TASK DATA –
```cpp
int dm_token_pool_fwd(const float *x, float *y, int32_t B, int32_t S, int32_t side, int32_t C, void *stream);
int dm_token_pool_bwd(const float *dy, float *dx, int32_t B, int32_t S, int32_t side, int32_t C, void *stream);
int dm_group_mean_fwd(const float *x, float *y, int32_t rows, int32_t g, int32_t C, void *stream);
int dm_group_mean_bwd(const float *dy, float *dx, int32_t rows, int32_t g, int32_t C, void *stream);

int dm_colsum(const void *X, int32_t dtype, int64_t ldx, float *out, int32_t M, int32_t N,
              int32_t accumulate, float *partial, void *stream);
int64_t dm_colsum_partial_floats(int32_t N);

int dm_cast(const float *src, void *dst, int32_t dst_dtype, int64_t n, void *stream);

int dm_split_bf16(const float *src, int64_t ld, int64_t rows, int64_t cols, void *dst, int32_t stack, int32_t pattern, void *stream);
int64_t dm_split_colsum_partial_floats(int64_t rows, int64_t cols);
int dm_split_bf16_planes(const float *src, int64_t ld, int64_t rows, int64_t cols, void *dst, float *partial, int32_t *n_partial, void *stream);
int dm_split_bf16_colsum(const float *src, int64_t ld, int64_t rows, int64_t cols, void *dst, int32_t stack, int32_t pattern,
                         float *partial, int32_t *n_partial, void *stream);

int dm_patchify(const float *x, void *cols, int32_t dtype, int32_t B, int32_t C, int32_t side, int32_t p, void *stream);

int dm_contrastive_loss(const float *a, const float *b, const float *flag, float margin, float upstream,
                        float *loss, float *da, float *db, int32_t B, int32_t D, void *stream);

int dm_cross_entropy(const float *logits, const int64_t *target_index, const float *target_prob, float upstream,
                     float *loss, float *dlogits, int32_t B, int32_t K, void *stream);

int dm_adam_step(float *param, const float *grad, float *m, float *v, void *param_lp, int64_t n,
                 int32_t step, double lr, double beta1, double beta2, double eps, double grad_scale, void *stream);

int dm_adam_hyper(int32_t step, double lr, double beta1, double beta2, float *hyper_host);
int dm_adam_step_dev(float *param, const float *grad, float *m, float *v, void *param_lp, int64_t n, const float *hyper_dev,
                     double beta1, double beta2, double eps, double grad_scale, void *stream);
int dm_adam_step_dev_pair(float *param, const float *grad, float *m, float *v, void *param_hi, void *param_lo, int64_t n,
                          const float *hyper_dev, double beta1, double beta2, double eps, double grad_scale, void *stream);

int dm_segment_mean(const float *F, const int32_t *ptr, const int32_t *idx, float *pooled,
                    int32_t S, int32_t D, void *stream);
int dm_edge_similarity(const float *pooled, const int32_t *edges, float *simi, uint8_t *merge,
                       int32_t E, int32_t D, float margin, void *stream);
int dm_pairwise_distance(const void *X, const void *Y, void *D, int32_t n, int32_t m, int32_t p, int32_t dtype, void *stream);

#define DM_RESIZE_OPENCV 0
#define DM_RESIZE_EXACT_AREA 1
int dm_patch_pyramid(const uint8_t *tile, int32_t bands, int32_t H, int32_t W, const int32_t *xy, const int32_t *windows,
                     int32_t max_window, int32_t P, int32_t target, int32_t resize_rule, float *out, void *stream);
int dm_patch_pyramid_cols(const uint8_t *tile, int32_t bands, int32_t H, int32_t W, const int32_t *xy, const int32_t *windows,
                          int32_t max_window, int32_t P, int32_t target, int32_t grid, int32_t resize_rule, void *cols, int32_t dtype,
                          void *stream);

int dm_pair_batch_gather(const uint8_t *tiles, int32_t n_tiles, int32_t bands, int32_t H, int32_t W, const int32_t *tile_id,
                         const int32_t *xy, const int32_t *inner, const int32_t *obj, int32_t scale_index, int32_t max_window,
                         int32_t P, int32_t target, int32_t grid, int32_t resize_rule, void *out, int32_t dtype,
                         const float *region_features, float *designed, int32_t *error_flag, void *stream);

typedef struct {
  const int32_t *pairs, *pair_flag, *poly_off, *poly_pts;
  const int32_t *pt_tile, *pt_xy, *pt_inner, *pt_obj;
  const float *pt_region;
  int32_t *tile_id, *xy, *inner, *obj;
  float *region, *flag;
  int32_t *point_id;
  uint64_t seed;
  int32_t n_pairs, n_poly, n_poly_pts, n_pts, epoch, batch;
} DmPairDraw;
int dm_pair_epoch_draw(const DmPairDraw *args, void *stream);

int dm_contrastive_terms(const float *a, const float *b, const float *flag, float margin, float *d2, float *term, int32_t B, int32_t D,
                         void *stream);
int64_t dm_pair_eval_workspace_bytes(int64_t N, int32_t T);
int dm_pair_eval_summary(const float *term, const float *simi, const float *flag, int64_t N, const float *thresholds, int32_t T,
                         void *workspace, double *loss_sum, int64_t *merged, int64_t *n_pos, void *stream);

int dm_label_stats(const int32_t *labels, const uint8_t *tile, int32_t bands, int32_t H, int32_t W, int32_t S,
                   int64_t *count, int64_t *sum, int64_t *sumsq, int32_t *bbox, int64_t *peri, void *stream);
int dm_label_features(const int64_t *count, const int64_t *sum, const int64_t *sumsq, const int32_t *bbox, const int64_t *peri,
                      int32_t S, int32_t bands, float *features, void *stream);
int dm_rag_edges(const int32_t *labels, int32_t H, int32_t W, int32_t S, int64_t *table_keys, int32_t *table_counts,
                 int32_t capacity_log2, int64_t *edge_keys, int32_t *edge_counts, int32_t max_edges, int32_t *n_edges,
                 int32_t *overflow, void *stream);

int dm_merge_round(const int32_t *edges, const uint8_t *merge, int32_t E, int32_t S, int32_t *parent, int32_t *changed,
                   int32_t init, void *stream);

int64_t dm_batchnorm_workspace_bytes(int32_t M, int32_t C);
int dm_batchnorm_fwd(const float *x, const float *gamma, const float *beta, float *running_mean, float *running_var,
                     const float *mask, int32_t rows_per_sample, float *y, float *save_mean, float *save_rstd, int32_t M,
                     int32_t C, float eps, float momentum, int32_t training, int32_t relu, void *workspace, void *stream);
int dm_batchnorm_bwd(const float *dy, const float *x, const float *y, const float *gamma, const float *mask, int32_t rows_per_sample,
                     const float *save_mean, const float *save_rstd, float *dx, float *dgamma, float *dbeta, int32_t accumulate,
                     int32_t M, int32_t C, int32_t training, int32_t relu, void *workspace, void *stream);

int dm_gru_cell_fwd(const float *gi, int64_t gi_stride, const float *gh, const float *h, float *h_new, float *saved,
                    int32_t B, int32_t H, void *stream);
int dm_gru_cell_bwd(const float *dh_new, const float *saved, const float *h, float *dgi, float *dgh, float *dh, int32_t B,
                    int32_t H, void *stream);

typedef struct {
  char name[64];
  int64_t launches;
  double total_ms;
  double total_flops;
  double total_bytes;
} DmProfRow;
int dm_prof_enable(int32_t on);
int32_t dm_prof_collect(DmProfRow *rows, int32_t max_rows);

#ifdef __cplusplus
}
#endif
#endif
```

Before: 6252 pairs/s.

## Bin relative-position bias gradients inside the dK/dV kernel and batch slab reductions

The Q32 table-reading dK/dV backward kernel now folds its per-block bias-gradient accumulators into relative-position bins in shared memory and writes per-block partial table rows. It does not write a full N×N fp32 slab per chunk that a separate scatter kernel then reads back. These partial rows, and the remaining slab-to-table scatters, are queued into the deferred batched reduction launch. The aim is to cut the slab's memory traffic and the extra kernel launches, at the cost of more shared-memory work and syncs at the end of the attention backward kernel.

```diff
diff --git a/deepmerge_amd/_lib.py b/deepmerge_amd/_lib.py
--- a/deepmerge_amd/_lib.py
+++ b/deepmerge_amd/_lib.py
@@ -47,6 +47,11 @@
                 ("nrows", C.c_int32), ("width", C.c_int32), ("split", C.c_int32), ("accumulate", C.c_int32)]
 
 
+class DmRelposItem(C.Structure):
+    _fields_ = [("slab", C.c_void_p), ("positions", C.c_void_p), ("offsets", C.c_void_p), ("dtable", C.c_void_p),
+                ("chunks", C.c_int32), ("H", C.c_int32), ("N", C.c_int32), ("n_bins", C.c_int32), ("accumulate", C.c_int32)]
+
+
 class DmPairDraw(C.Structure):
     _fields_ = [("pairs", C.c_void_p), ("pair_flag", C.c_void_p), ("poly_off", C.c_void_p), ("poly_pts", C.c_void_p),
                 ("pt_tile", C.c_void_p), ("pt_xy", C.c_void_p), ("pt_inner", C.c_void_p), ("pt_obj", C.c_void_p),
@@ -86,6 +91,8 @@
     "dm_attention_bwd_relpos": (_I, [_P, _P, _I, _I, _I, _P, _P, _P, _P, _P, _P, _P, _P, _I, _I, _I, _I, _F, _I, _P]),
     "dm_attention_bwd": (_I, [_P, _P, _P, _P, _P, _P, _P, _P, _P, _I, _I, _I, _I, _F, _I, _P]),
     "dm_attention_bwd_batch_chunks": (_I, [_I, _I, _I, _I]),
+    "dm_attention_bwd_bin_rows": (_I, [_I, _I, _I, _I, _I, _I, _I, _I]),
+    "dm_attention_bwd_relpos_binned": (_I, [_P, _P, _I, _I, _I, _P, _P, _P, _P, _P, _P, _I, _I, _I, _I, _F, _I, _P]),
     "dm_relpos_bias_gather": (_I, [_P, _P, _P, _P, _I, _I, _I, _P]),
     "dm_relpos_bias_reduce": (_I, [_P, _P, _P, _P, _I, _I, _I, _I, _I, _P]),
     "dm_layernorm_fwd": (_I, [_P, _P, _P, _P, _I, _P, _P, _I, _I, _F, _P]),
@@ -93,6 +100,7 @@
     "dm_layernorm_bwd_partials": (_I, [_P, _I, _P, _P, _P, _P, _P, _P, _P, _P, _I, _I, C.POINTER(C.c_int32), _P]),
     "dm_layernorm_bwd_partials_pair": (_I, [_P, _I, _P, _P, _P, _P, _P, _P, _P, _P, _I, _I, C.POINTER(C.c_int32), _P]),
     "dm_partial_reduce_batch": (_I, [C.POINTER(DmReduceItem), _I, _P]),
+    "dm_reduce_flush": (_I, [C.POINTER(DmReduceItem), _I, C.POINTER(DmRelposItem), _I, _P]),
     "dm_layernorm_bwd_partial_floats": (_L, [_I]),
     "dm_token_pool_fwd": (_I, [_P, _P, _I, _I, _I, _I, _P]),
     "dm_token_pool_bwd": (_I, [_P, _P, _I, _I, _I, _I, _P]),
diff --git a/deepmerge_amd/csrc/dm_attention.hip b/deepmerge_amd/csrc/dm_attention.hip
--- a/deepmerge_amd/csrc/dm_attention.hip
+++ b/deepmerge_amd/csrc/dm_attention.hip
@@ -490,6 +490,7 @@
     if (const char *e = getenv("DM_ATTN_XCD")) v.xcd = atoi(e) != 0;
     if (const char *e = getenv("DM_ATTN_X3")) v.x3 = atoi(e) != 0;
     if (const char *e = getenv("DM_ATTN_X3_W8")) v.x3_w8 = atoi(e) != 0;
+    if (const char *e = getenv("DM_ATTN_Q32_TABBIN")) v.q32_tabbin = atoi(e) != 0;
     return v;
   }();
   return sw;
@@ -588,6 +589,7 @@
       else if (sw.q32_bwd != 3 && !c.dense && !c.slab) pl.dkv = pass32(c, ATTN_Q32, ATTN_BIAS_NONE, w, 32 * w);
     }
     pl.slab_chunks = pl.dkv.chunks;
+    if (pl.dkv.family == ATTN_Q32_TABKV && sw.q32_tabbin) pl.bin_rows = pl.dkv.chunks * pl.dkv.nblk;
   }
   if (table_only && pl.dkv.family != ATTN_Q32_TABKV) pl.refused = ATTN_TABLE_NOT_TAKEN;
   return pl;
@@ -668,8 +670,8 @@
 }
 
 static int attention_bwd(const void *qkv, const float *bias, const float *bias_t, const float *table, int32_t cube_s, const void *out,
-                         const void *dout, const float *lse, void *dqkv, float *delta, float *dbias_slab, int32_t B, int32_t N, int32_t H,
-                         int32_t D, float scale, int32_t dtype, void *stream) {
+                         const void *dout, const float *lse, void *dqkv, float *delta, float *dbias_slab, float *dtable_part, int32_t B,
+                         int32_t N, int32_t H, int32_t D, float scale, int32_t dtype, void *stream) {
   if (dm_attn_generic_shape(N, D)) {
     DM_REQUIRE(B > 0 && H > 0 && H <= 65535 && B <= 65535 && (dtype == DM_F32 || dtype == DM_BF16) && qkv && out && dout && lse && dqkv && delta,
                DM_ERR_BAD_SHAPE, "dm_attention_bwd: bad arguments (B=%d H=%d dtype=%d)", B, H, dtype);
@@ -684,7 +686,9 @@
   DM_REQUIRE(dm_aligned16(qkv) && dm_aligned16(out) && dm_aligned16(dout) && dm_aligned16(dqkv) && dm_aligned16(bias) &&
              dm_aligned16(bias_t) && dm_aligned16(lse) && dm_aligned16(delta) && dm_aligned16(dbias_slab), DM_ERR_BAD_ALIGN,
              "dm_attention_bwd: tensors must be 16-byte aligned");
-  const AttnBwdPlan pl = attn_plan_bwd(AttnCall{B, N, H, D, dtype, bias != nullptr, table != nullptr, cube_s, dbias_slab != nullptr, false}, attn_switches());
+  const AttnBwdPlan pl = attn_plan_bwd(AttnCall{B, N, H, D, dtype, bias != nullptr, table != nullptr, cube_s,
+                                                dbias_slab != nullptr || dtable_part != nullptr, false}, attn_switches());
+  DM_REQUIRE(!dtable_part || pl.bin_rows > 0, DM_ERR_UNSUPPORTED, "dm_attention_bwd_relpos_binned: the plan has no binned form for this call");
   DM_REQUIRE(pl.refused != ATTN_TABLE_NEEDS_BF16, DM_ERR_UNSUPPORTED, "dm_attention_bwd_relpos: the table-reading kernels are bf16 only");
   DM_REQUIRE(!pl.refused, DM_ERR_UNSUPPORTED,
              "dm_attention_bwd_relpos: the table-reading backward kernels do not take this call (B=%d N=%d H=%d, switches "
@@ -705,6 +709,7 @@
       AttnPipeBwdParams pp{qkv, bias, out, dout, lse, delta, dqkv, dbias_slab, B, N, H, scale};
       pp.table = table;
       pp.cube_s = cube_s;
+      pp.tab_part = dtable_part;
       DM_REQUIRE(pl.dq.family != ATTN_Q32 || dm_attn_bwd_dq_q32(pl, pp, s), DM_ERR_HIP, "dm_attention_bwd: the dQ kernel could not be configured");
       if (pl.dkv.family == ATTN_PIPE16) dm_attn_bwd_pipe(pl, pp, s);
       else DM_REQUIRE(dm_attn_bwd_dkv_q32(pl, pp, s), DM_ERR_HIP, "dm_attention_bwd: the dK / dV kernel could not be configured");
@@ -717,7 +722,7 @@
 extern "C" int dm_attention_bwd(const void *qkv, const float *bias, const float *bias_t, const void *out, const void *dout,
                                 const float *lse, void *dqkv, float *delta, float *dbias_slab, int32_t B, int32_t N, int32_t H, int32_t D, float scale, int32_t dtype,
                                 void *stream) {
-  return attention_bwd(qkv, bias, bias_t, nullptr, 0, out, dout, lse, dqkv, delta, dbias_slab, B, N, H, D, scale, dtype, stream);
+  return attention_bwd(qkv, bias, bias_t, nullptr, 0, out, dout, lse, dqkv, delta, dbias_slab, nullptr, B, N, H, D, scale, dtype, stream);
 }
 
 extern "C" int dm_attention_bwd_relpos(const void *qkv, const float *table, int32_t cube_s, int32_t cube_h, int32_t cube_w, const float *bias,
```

YOUR ASSIGNMENT – Match on "backward" and report each line of the data above that has it.

ANSWER FOR THE TASK –
The Q32 table-reading dK/dV backward kernel now folds its per-block bias-gradient accumulators into relative-position bins in shared memory and writes per-block partial table rows. It does not write a full N×N fp32 slab per chunk that a separate scatter kernel then reads back. These partial rows, and the remaining slab-to-table scatters, are queued into the deferred batched reduction launch. The aim is to cut the slab's memory traffic and the extra kernel launches, at the cost of more shared-memory work and syncs at the end of the attention backward kernel.
              "dm_attention_bwd_relpos: the table-reading backward kernels do not take this call (B=%d N=%d H=%d, switches "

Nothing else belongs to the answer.